Required action: Copy the lines below exactly. Start at the first and finish with the line containing "if (b == 0 || m == 0) return PASNL_OK;".

Top of Data shown

int pasnl::knn_brute_launch(int b, int n, int m, int k, const float* support, const float* queries, void* idx, int idx_is_i64,
                            float* dist2, pasnl::KnnTieFlags flags, hipStream_t st) {
  PASNL_REQUIRE(b >= 0 && n > 0 && m >= 0 && k > 0, PASNL_EINVAL);
  PASNL_REQUIRE(k <= n, PASNL_EINVAL);
  PASNL_REQUIRE(k <= PASNL_KNN_MAX_K, PASNL_EUNSUPPORTED);
  if (b == 0 || m == 0) return PASNL_OK;
  PASNL_REQUIRE(support && queries && idx, PASNL_ENULL);
  PASNL_REQUIRE(b <= 65535, PASNL_EUNSUPPORTED);
  if (k <= 64 && !(k <= 16 && n > 2048)) {
    const long nq = (long)b * m;
    constexpr long min_waves = 8192;
    const int qw = nq >= 4L * min_waves ? 4 : (nq >= 2L * min_waves ? 2 : 1);
    dim3 grid((m + SEARCH_WAVES * qw - 1) / (SEARCH_WAVES * qw), b), block(SEARCH_WAVES * 64);
    with_index_type(idx_is_i64, [&](auto tag) {
      using T = decltype(tag);
      auto kern = k <= 32 ? (qw == 4 ? knn2_kernel<1, 4, T> : qw == 2 ? knn2_kernel<1, 2, T> : knn2_kernel<1, 1, T>)
                          : (qw == 4 ? knn2_kernel<2, 4, T> : qw == 2 ? knn2_kernel<2, 2, T> : knn2_kernel<2, 1, T>);
      hipLaunchKernelGGL(kern, grid, block, 0, st, n, m, k, support, queries, static_cast<T*>(idx), dist2, flags);
    });
    return pasnl_launch_status();
  }
  if (k <= 64) return knn_launch<1, 4>(b, n, m, k, support, queries, idx, idx_is_i64, dist2, flags, st);
  if (k <= 128) return knn_launch<2, 2>(b, n, m, k, support, queries, idx, idx_is_i64, dist2, flags, st);
  return knn_launch<4, 1>(b, n, m, k, support, queries, idx, idx_is_i64, dist2, flags, st);
}

extern "C" int pasnl_group_point(int b, int n, int c, int m, int nsample, const float* points, const int* idx, float* out,
                                 pasnl_stream_t stream) {
  PASNL_REQUIRE(b >= 0 && n > 0 && c > 0 && m >= 0 && nsample >= 0, PASNL_EINVAL);
  long rows_per_batch = (long)m * nsample;
  long rows = (long)b * rows_per_batch;
  if (rows == 0) return PASNL_OK;
  PASNL_REQUIRE(points && idx && out, PASNL_ENULL);
  hipStream_t st = pasnl_hip_stream(stream);
  bool vec4 = (c % 4 == 0) && ((reinterpret_cast<uintptr_t>(points) | reinterpret_cast<uintptr_t>(out)) % 16 == 0);
  if (vec4) {
    long chunks = rows * (c / 4);
    hipLaunchKernelGGL(group_point_kernel<4>, dim3(grid_for(chunks)), dim3(256), 0, st, n, c, rows_per_batch, chunks, points,
                       idx, out);
  } else {
    long chunks = rows * c;
    hipLaunchKernelGGL(group_point_kernel<1>, dim3(grid_for(chunks)), dim3(256), 0, st, n, c, rows_per_batch, chunks, points,
                       idx, out);
  }
  return pasnl_launch_status();
}

extern "C" int pasnl_sa_group(int b, int n, int c, int m, int k, const float* xyz, const float* feature, const int* idx,
                              const float* new_xyz, float* new_point, float* skip_max, pasnl_stream_t stream) {
  PASNL_REQUIRE(b >= 0 && n > 0 && c > 0 && m >= 0 && k > 0, PASNL_EINVAL);
  const int W = 6 + c;
  long groups = (long)b * m;
  if (groups == 0) return PASNL_OK;
  PASNL_REQUIRE(groups < (1L << 31), PASNL_EUNSUPPORTED);
  PASNL_REQUIRE(xyz && feature && idx && new_xyz && new_point && skip_max, PASNL_ENULL);
  hipStream_t st = pasnl_hip_stream(stream);
  if (W <= 256) {
    size_t lds = (size_t)k * 4 + (size_t)(256 / W) * W * 4;
    if (launch(sa_group_kernel<256>, dim3((unsigned)groups), dim3(256), lds, st, n, c, m, k, xyz, feature, idx, new_xyz, new_point,
               skip_max) != PASNL_OK)
      return PASNL_ELAUNCH;
  } else {
    size_t lds = (size_t)k * 4 + (size_t)(W <= 512 ? (512 / W) * W : 0) * 4;
    if (launch(sa_group_kernel<512>, dim3((unsigned)groups), dim3(512), lds, st, n, c, m, k, xyz, feature, idx, new_xyz, new_point,
               skip_max) != PASNL_OK)
      return PASNL_ELAUNCH;
  }
  return pasnl_launch_status();
}

extern "C" int pasnl_group_point_grad(int b, int n, int c, int m, int nsample, const float* grad_out, const int* idx,
                                      float* grad_points, pasnl_stream_t stream) {
  PASNL_REQUIRE(b >= 0 && n > 0 && c > 0 && m >= 0 && nsample >= 0, PASNL_EINVAL);
  if (b == 0) return PASNL_OK;
  PASNL_REQUIRE(grad_points, PASNL_ENULL);
  hipStream_t st = pasnl_hip_stream(stream);
  if (hipMemsetAsync(grad_points, 0, (size_t)b * n * c * sizeof(float), st) != hipSuccess) return PASNL_ELAUNCH;
  long rows_per_batch = (long)m * nsample;
  long total = (long)b * rows_per_batch * c;
  if (total == 0) return PASNL_OK;
  PASNL_REQUIRE(grad_out && idx, PASNL_ENULL);
  hipLaunchKernelGGL(group_point_grad_kernel, dim3(grid_for(total)), dim3(256), 0, st, n, c, rows_per_batch, total, grad_out,
                     idx, grad_points);
  return pasnl_launch_status();
}

static size_t grad_ws_bytes(int b, int n, long entries) {
  return ((size_t)b * (n + 1) + (size_t)b * entries) * sizeof(int);
}

extern "C" size_t pasnl_grad_workspace_bytes(int b, int n, long entries) {
  if (b <= 0 || n <= 0 || entries < 0) return 0;
  return grad_ws_bytes(b, n, entries);
}

static int grad_det(int b, int n, int c, long entries, int rep, const float* src, const float* weight, const int* idx,
                    float* dst, void* ws, size_t ws_bytes, hipStream_t st) {
  PASNL_REQUIRE(b >= 0 && n > 0 && c > 0 && entries >= 0, PASNL_EINVAL);
  if (b == 0) return PASNL_OK;
  PASNL_REQUIRE(dst, PASNL_ENULL);
  PASNL_REQUIRE(entries == 0 || (src && idx), PASNL_ENULL);
  PASNL_REQUIRE(ws && ws_bytes >= grad_ws_bytes(b, n, entries), PASNL_EWORKSPACE);
  PASNL_REQUIRE((size_t)n * sizeof(int) <= 150 * 1024 && entries < (1L << 31), PASNL_EUNSUPPORTED);
  int* start = static_cast<int*>(ws);
  int* list = start + (size_t)b * (n + 1);
  size_t lds = (size_t)n * sizeof(int);
  if (launch(grad_lists_kernel, dim3(b), dim3(GL_THREADS), lds, st, n, entries, idx, start, list) != PASNL_OK) return PASNL_ELAUNCH;
  long rows = (long)b * n;
  hipLaunchKernelGGL(grad_segsum_kernel, dim3((unsigned)((rows + 3) / 4)), dim3(256), 0, st, n, c, entries, rep, src, weight, start,
                     list, dst, rows);
  return pasnl_launch_status();
}

extern "C" int pasnl_gather_point_grad_det(int b, int n, int m, const float* out_g, const int* idx, float* inp_g, void* ws,
                                           size_t ws_bytes, pasnl_stream_t stream) {
  PASNL_REQUIRE(m >= 0, PASNL_EINVAL);
  return grad_det(b, n, 3, m, 1, out_g, nullptr, idx, inp_g, ws, ws_bytes, pasnl_hip_stream(stream));
}

extern "C" int pasnl_group_point_grad_det(int b, int n, int c, int m, int nsample, const float* grad_out, const int* idx,
                                          float* grad_points, void* ws, size_t ws_bytes, pasnl_stream_t stream) {
  PASNL_REQUIRE(m >= 0 && nsample >= 0, PASNL_EINVAL);
  return grad_det(b, n, c, (long)m * nsample, 1, grad_out, nullptr, idx, grad_points, ws, ws_bytes, pasnl_hip_stream(stream));
}

extern "C" int pasnl_three_interpolate_grad_det(int b, int n, int c, int m, const float* grad_out, const int* idx,
                                                const float* weight, float* grad_points, void* ws, size_t ws_bytes,
                                                pasnl_stream_t stream) {
  PASNL_REQUIRE(n >= 0, PASNL_EINVAL);
  PASNL_REQUIRE(n == 0 || weight, PASNL_ENULL);
  return grad_det(b, m, c, 3L * n, 3, grad_out, weight, idx, grad_points, ws, ws_bytes, pasnl_hip_stream(stream));
}

extern "C" int pasnl_take_neighbor0(int b, int n, int c, int m, int k, const float* xyz, const float* feature, const int* idx,
                                    float* new_xyz, float* new_feature, pasnl_stream_t stream) {
  PASNL_REQUIRE(b >= 0 && n > 0 && c > 0 && m >= 0 && k > 0, PASNL_EINVAL);
  long total = (long)b * m * (3 + c);
  if (total == 0) return PASNL_OK;
  PASNL_REQUIRE(xyz && feature && idx && new_xyz && new_feature, PASNL_ENULL);
  hipLaunchKernelGGL(take_neighbor0_kernel, dim3(grid_for(total)), dim3(256), 0, pasnl_hip_stream(stream), n, c, m, k, total, xyz,
                     feature, idx, new_xyz, new_feature);
  return pasnl_launch_status();
}

extern "C" int pasnl_max_pool_rows_strided(int b, int n, int c, const float* x, float* out, long out_stride,
                                           pasnl_stream_t stream) {
  PASNL_REQUIRE(b >= 0 && n > 0 && c > 0 && out_stride >= c, PASNL_EINVAL);
  if (b == 0) return PASNL_OK;
  PASNL_REQUIRE(x && out, PASNL_ENULL);
  PASNL_REQUIRE(b <= 65535, PASNL_EUNSUPPORTED);
  hipLaunchKernelGGL(max_pool_rows_kernel, dim3((c + 63) / 64, b), dim3(256), 0, pasnl_hip_stream(stream), n, c, x, out,
                     out_stride);
  return pasnl_launch_status();
}

extern "C" int pasnl_max_pool_rows(int b, int n, int c, const float* x, float* out, pasnl_stream_t stream) {
  return pasnl_max_pool_rows_strided(b, n, c, x, out, c, stream);
}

Bottom of Data shown

Result of this exercise:
int pasnl::knn_brute_launch(int b, int n, int m, int k, const float* support, const float* queries, void* idx, int idx_is_i64,
                            float* dist2, pasnl::KnnTieFlags flags, hipStream_t st) {
  PASNL_REQUIRE(b >= 0 && n > 0 && m >= 0 && k > 0, PASNL_EINVAL);
  PASNL_REQUIRE(k <= n, PASNL_EINVAL);
  PASNL_REQUIRE(k <= PASNL_KNN_MAX_K, PASNL_EUNSUPPORTED);
  if (b == 0 || m == 0) return PASNL_OK;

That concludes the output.